Философия и событие. Беседы с кратким введением в философию Алена Бадью | страница 8
Я думаю, что так происходит на всех уровнях создания. В тот или иной момент что-то происходит, нарушая контроль возможностей и более общее определение государства. Любили подчеркивать ту идею, что государство – это реальное подавление, но еще важнее то, что оно распределяет представления о возможном и невозможном. Событие превратит то, что было объявлено невозможным, в возможность. Возможное будет вырвано из невозможного. Отсюда и лозунг 68-го: «Требуйте невозможного!». Как все такие лозунги, в какой-то мере он был слишком общим и поверхностным, но в то же время он таил в себе глубину. «Требуйте невозможного» значит «Держитесь за новые возможности, не принуждайте нас возвращаться к тому, что было объявлено возможным или невозможным в установленном порядке». Если вернуться к Вашему вопросу об участии в политической борьбе, в наших обстоятельствах вступать в нее – значит как раз схватить это. Согласиться с тем, что схватишь это или, скорее, будешь захвачен этим. В данном случае активность и пассивность – это примерно одно и то же. Схватить или быть захваченным этой новой возможностью, этим невозможным, которое станет реальным.
– Некоторые говорят, что ждать от одного лишь события политической истины – это какой-то запоздалый романтизм…
– Такой взгляд на мою философию, который стремится без дальнейших оговорок отождествить истину и событие, – это просто недоразумение. В любой ситуации существуют процессы, верные предшествующему событию. Мы не имеем дела с безнадежным ожиданием некоего чудесного события. Скорее, речь о том, что надо сохранять до самого конца, до предела, то, что можно было извлечь из предшествующего события, и таким образом быть готовым по возможности к субъективному восприятию того, что неизбежно произойдет. Для меня истина – это работа, это процесс, возможность которого обусловлена событием. Событие поэтому – лишь творец возможностей. Возможности, открытые событием, присутствуют в ситуации на протяжении некоего периода времени. Они постепенно затухают, но пока они присутствуют.
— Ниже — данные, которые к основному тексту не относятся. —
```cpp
extern "C" int ea_gemm_conv(const ea_conv_geo* geo, int a_kmajor, int b_kmajor, int M, int N, int K,
                            const void* A, long lda, const void* B, long ldb, void* C, int c_dtype, long ldc,
                            const ea_epilogue* epi, float* workspace, long ws_elems, void* stream) {
  EA_ENTRY();
  EA_CHECK_ARG(geo != nullptr && geo->mode >= EA_CONV_FWD && geo->mode <= EA_CONV_WGRAD);
  return gemm_impl(EA_BF16, a_kmajor, b_kmajor, M, N, K, A, lda, 0, 0, B, ldb, 0, 0, 1, 1, C, c_dtype, ldc, 0, 0,
                   epi, workspace, ws_elems, stream, geo);
}

extern "C" int ea_gemm_conv_w1(const ea_conv_geo* geo, int M, int N, int K, const void* A, long lda, const void* B,
                               long ldb, const ea_epilogue* epi, const float* x, int T, int Fin, float* part,
                               void* stream) {
  EA_ENTRY();
  EA_CHECK_ARG(geo != nullptr && geo->mode == EA_CONV_DGRAD && x != nullptr && part != nullptr);
  EA_CHECK_ARG(epi != nullptr && epi->kind == EA_EPI_DACT && epi->act == EA_ACT_RELU && epi->aux != nullptr &&
               epi->aux_dtype == EA_BF16);
  EA_CHECK_ARG(T >= 3 && Fin >= 3 && M < (1 << 24));
  return gemm_impl(EA_BF16, 1, 0, M, N, K, A, lda, 0, 0, B, ldb, 0, 0, 1, 1, nullptr, EA_BF16, N, 0, 0, epi,
                   nullptr, 0, stream, geo, x, T, Fin, part);
}

extern "C" int ea_gemm_conv_w1b(const ea_conv_geo* geo, int M, int N, int K, const void* A, long lda, const void* B,
                                long ldb, const ea_epilogue* epi, const float* x, int T, int Fin, float* part,
                                const unsigned char* pos, void* stream) {
  EA_ENTRY();
  EA_CHECK_ARG(geo != nullptr && geo->mode == EA_CONV_DGRAD && x != nullptr && part != nullptr && pos != nullptr);
  EA_CHECK_ARG(epi != nullptr && epi->kind == EA_EPI_DACT && epi->act == EA_ACT_RELU && N % 8 == 0);
  EA_CHECK_ARG(T >= 3 && Fin >= 3 && M < (1 << 24));
  return gemm_impl(EA_BF16, 1, 0, M, N, K, A, lda, 0, 0, B, ldb, 0, 0, 1, 1, nullptr, EA_BF16, N, 0, 0, epi,
                   nullptr, 0, stream, geo, x, T, Fin, part, pos);
}


extern "C" int ea_gemm_conv_w1b_all(const ea_conv_geo* geo, int N, const void* A, long lda, const void* B, long ldb,
                                    const ea_epilogue* epi, const float* x, int T, int Fin, float* part,
                                    const unsigned char* pos, void* stream) {
  EA_ENTRY();
  EA_CHECK_ARG(geo != nullptr && geo->mode == EA_CONV_DGRAD && x != nullptr && part != nullptr && pos != nullptr);
  EA_CHECK_ARG(epi != nullptr && epi->kind == EA_EPI_DACT && epi->act == EA_ACT_RELU);
  EA_CHECK_ARG(N >= 8 && N % 8 == 0 && geo->C % 64 == 0 && T >= 3 && Fin >= 3 && g_gemm_pipe != 0);
  EA_CHECK_ARG(lda % 8 == 0 && ldb % 8 == 0 && ((uintptr_t)A % 16) == 0 && ((uintptr_t)B % 16) == 0);
  GemmP p{};
  p.N = N;
  p.A = A; p.lda = lda;
  p.B = B; p.ldb = ldb;
  p.nh = 1; p.splitk = 1;
  p.C = nullptr; p.c_dtype = EA_BF16; p.ldc = N;
  p.epi = *epi;
  p.salt = ea_g_rng_salt;
  p.stamp = g_probe;
  p.diag = g_diag;
  p.g = *geo;
  p.w1x = x; p.w1part = part; p.w1pos = pos; p.w1T = T; p.w1F = Fin;
  p.vec_a = p.vec_b = p.vec_c = p.vec8 = p.lds = 1;
  p.bm = p.bn = 256;
  p.tiles_n = ea_cdiv(N, 256);
  int items = 0, tiles = 0;
  for (int c = 0; c < 4; ++c) {
    const int a = c >> 1, e = c & 1;
    const long rows = (long)geo->B * geo->nI[a] * geo->nJ[e];
    EA_CHECK_ARG(rows < (1L << 24));
    if (rows == 0) continue;
    const int k = p.ncls++;
    p.cls_item0[k] = items;
    p.cls_M[k] = (int)rows;
    p.cls_K[k] = (a ? 1 : 2) * (e ? 1 : 2) * geo->C;
    p.cls_a[k] = a;
    p.cls_e[k] = e;
    p.cls_tile0[k] = tiles;
    p.cls_pos[k] = geo->plane[c] / geo->C * (N / 8);
    tiles += (int)ea_cdiv(rows, 256);
    items += (int)ea_cdiv(rows, 256) * p.tiles_n;
  }
  if (p.ncls == 0) return 0;
  p.cls_item0[p.ncls] = items;
  p.M = p.cls_M[0]; p.K = p.cls_K[0]; p.kchunk = p.K; p.tiles_m = ea_cdiv(p.M, 256);
  const int unit = 8 * p.tiles_n;
  const dim3 grid((unsigned)(ea_cdiv(items, unit) * unit));
  static const bool trace = std::getenv("EA_GEMM_TRACE") != nullptr;
  if (trace) std::fprintf(stderr, "[ea_gemm] conv dgrad x%d classes, %d tiles, grid %u\n", p.ncls, items, grid.x);
  return launch_pipe_conv(p, grid, (hipStream_t)stream);
}
```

Так, я и сегодня считаю себя наследником мая 68-го. Май 68-го остался далеко позади, он забыт, а его следы почти утеряны. Тем не менее, в той мере, в какой я что-то делаю или же в какой у меня есть какие-то принципы действий, они соответствуют тому, что произошло тогда – и в более общем смысле тому, что произошло в первой половине семидесятых годов до того, как контрреволюция окончательно победила.